[Provided information]
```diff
@@ -2610,19 +2672,24 @@
     asm volatile("s_waitcnt lgkmcnt(0)" ::: "memory");
     PC_BARRIER();
     __builtin_amdgcn_sched_barrier(0);
+    const bool swe = (TA && TB) && opaque(part) != 0;
+    const int64_t pR = part_rows(swe), pC = part_cols(swe);
+    const bool slab = g.e.splitk_ws != nullptr;
+    GemmArgs gp = g;
+    if (slab) {
+        gp.C = (char*)g.e.splitk_ws + ((int64_t)ks * g.M * g.N + ((TA && TB) ? (swe ? g.pc.wsoff[1] : g.pc.wsoff[0]) : 0)) * 4;
+        gp.M = pR;
+        gp.N = pC;
+        gp.ldc = pC;
+        gp.c_dtype = MICO_F32;
+        gp.e.alpha = g.split_k > 1 ? 1.f : g.e.alpha;
+        gp.e.accumulate = 0;
+    }
 #pragma unroll
     for (int hb = 0; hb < 3; ++hb) {
         const int64_t mrow = m0 + (hb < 2 ? wm * 64 + hb * 32 : 128 + wm * 32);
-        if (g.split_k > 1 && g.e.splitk_ws == nullptr) gemm_epilogue_atomic<2>(g, &acc[hb * 2], mrow, n0 + wn * 64, lane);
-        else if (g.split_k > 1) {
-            GemmArgs gp = g;
-            gp.C = (char*)g.e.splitk_ws + (int64_t)ks * g.M * g.N * 4;
-            gp.ldc = g.N;
-            gp.c_dtype = MICO_F32;
-            gp.e.alpha = 1.f;
-            gp.e.accumulate = 0;
-            gemm_epilogue_block<T, 2, ACT_LEAN>(gp, &acc[hb * 2], lds + wave * 8192, mrow, n0 + wn * 64, lane);
-        } else gemm_epilogue_block<T, 2, ACT_LEAN>(g, &acc[hb * 2], lds + wave * 8192, mrow, n0 + wn * 64, lane);
+        if (g.split_k > 1 && !slab) gemm_epilogue_atomic<2>(g, &acc[hb * 2], mrow, n0 + wn * 64, lane);
+        else gemm_epilogue_block<T, 2, ACT_LEAN>(gp, &acc[hb * 2], lds + wave * 8192, mrow, n0 + wn * 64, lane);
     }
 }
 
@@ -2886,12 +2953,42 @@
 constexpr int pc_bk(int, int) { return MICO_PC_BK; }
 
 __global__ __launch_bounds__(256) void splitk_reduce_kernel(const float* __restrict__ ws, int nsplit, int64_t M, int64_t N, float* __restrict__ C,
-                                                            int64_t ldc, float alpha) {
-    const int64_t n4 = N / 4, total = M * n4, slab = M * N;
+                                                            int64_t ldc, float alpha, int64_t slab) {
+    const int64_t n4 = N / 4, total = M * n4;
     for (int64_t i = (int64_t)blockIdx.x * 256 + threadIdx.x; i < total; i += (int64_t)gridDim.x * 256) {
         const int64_t m = i / n4, n = (i - m * n4) * 4;
         f32x4 acc = *(const f32x4*)(ws + m * N + n);
         for (int s = 1; s < nsplit; ++s) acc += *(const f32x4*)(ws + s * slab + m * N + n);
+        f32x4* cp = (f32x4*)(C + m * ldc + n);
+        *cp = *cp + acc * alpha;
+    }
+}
+
+__global__ __launch_bounds__(256) void splitk_reduce_t_kernel(const float* __restrict__ wt, int nsplit, int64_t Mt, int64_t Nt, float* __restrict__ C,
+                                                              int64_t ldc, float alpha, int64_t slab) {
+    __shared__ float t[64][65];
+    const int64_t tm = (Mt + 63) / 64;
+    const int64_t m0 = (blockIdx.x % tm) * 64, n0 = (blockIdx.x / tm) * 64;
+    const int r = threadIdx.x >> 4, c4 = (threadIdx.x & 15) * 4;
+#pragma unroll
+    for (int i = 0; i < 4; ++i) {
+        const int64_t n = n0 + r + i * 16, m = m0 + c4;
+        f32x4 acc = {0.f, 0.f, 0.f, 0.f};
+        if (n < Nt && m < Mt) {
+            acc = *(const f32x4*)(wt + n * Mt + m);
+            for (int s = 1; s < nsplit; ++s) acc += *(const f32x4*)(wt + s * slab + n * Mt + m);
+        }
+#pragma unroll
+        for (int k = 0; k < 4; ++k) t[r + i * 16][c4 + k] = acc[k];
+    }
+    __syncthreads();
+#pragma unroll
+    for (int i = 0; i < 4; ++i) {
+        const int64_t m = m0 + r + i * 16, n = n0 + c4;
+        if (m >= Mt || n >= Nt) continue;
+        f32x4 acc;
+#pragma unroll
+        for (int k = 0; k < 4; ++k) acc[k] = t[c4 + k][r + i * 16];
         f32x4* cp = (f32x4*)(C + m * ldc + n);
         *cp = *cp + acc * alpha;
     }
@@ -3082,7 +3179,7 @@
 static constexpr int g_mico_mid_group = 0;
 #endif
 extern "C" int mico_gemm_last_kernel(void) { return g_mico_last_gemm_kernel; }
-extern "C" int mico_version(void) { return 117; }
+extern "C" int mico_version(void) { return 118; }
 extern "C" const char* mico_last_error_string(void) { return g_mico_err; }
 
 extern "C" int mico_struct_layout(int* out, int n) {
@@ -3214,6 +3311,24 @@
     return ((M + 255) / 256) * 256 * N;
 }
 
+extern "C" int mico_gemm_pc_plan(int64_t M, int64_t N, int mixed, int* tiles, int cap) {
+    MICO_CHECK(M > 0 && N > 0 && M < 0x7FFFFFFFll && N < 0x7FFFFFFFll, "mico_gemm_pc_plan: bad problem M=%lld N=%lld", (long long)M, (long long)N);
+    const PcPlan p = pc_plan(M, N, mixed != 0);
+    const int n = pc_plan_tiles(p);
+    for (int i = 0; i < n && i < cap && tiles; ++i) {
+        const int part = i >= p.nplain, bid = part ? i - p.nplain : i;
+        int tm, tn;
+        pc_tile_of(p.ntm[part], p.ntn[part], bid, tm, tn);
+        const int64_t r0 = (int64_t)tm * Wide<32>::BM, c0 = (int64_t)tn * Wide<32>::BN;
+        const int64_t rr = std::min<int64_t>(Wide<32>::BM, p.R[part] - r0), cc = std::min<int64_t>(Wide<32>::BN, p.Cn[part] - c0);
+        int* t = tiles + 5 * i;
+        t[0] = part;
+        if (!part) { t[1] = (int)(p.roff[0] + r0); t[2] = (int)(p.coff[0] + c0); t[3] = (int)rr; t[4] = (int)cc; }
+        else       { t[1] = (int)(p.coff[1] + c0); t[2] = (int)(p.roff[1] + r0); t[3] = (int)cc; t[4] = (int)rr; }
+    }
+    return n;
+}
+
 extern "C" int mico_gemm(int ta, int tb, int64_t M, int64_t N, int64_t K, const void* A, int64_t lda, const void* B,
                          int64_t ldb, void* C, int64_t ldc, int c_dtype, const mico_gemm_epilogue* epi, int split_k,
                          int dtype, void* stream) {
@@ -3283,6 +3398,16 @@
     const int slots = big && !mid && !mid64 ? 256 : 512;
     g.ntm = (int)((M + BM - 1) / BM); g.ntn = (int)((N + BN - 1) / BN);
     g.ntiles = g.ntm * g.ntn;
+    g.pc = PcPlan{};
+    if (pc && ta && tb) {
+        const char* const sw_env = getenv("MICO_PC_MIXED");
+        const bool mixed_on = !(sw_env && atoi(sw_env) == 0);
+        const int64_t slabs = split_k > 0 ? split_k : 2;
+        const bool mixed = mixed_on && c_dtype == MICO_F32 && g.e.accumulate && g.e.nseg == 0 && !g.e.bias && !g.e.row_scale && !g.e.resid && !g.e.row_map && g.e.splitk_ws &&
+                           g.e.splitk_ws_bytes >= slabs * M * N * 4 && ((uintptr_t)C & 15) == 0 && ((uintptr_t)g.e.splitk_ws & 15) == 0;
+        g.pc = pc_plan(M, N, mixed);
+        g.ntiles = pc_plan_tiles(g.pc);
+    }
     const bool deep = g_mico_gemm_variant == 3;
     const int BKc = w4 ? (deep ? 32 : 64) : pc ? pc_bk(ta, tb) : p8 ? P8C::BK : mid64 ? Mid64::BK : mid ? Mid::BK : (big ? Big::BK : Small::BK);
     g.ktiles = (int)((K + BKc - 1) / BKc);
@@ -3301,9 +3426,10 @@
     g.ktiles_per_split = (g.ktiles + split_k - 1) / split_k;
     split_k = (g.ktiles + g.ktiles_per_split - 1) / g.ktiles_per_split;
     g.split_k = split_k;
-    if (!((pc || !big) && split_k > 1 && g.e.splitk_ws && g.e.splitk_ws_bytes >= (int64_t)split_k * M * N * 4 && N % 4 == 0 &&
+    if (!((pc || !big) && (split_k > 1 || g.pc.mix) && g.e.splitk_ws && g.e.splitk_ws_bytes >= (int64_t)split_k * M * N * 4 && N % 4 == 0 &&
           ((uintptr_t)C & 15) == 0 && ((uintptr_t)g.e.splitk_ws & 15) == 0))
         g.e.splitk_ws = nullptr;
+    MICO_CHECK(!g.pc.mix || g.e.splitk_ws, "mico_gemm: internal - a mixed weight-gradient tile list without its slab scratch");
     g.ka_rows = g.kb_rows = K;
     g.group_m = g_mico_mid_group > 0 ? g_mico_mid_group : MICO_MID_GROUP_M;
     if (g.e.nseg > 0) {
@@ -3401,9 +3527,20 @@
     else DISPATCH_T16(dtype, (launch<T, Small>(ta, tb, g, st)));
     if (g.e.splitk_ws) {
         MICO_LAUNCH_CHECK();
-        const int64_t total = M * (N / 4);
-        MICO_LAUNCH(splitk_reduce_kernel, dim3((unsigned)std::min<int64_t>((total + 255) / 256, 4096)), dim3(256), 0, st, (const float*)g.e.splitk_ws,
-                    g.split_k, M, N, (float*)C, ldc, g.e.alpha);
+        const float* ws = (const float*)g.e.splitk_ws;
+        const float ralpha = g.split_k > 1 ? g.e.alpha : 1.f;
+        const int64_t pM = g.pc.mix ? g.pc.R[0] : M, pN = g.pc.mix ? g.pc.Cn[0] : N, slab = M * N;
+        const int64_t total = pM * (pN / 4);
+        float* Cp = (float*)C + (g.pc.mix ? g.pc.roff[0] * ldc : 0);
+        if (total > 0)
+            MICO_LAUNCH(splitk_reduce_kernel, dim3((unsigned)std::min<int64_t>((total + 255) / 256, 4096)), dim3(256), 0, st, ws, g.split_k, pM, pN, Cp, ldc,
+                        ralpha, slab);
+        if (g.pc.mix) {
+            MICO_LAUNCH_CHECK();
+            const int64_t Mt = g.pc.Cn[1], Nt = g.pc.R[1];
+            MICO_LAUNCH(splitk_reduce_t_kernel, dim3((unsigned)(((Mt + 63) / 64) * ((Nt + 63) / 64))), dim3(256), 0, st, ws + g.pc.wsoff[1], g.split_k, Mt, Nt,
+                        (float*)C + g.pc.coff[1] * ldc + g.pc.roff[1], ldc, ralpha, slab);
+        }
     }
     MICO_LAUNCH_CHECK();
     return MICO_OK;
```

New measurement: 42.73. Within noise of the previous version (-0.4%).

[Brief] Copy the lines above that hold the word "wsoff".

[Answer to this exercise]
+        gp.C = (char*)g.e.splitk_ws + ((int64_t)ks * g.M * g.N + ((TA && TB) ? (swe ? g.pc.wsoff[1] : g.pc.wsoff[0]) : 0)) * 4;
+            MICO_LAUNCH(splitk_reduce_t_kernel, dim3((unsigned)(((Mt + 63) / 64) * ((Nt + 63) / 64))), dim3(256), 0, st, ws + g.pc.wsoff[1], g.split_k, Mt, Nt,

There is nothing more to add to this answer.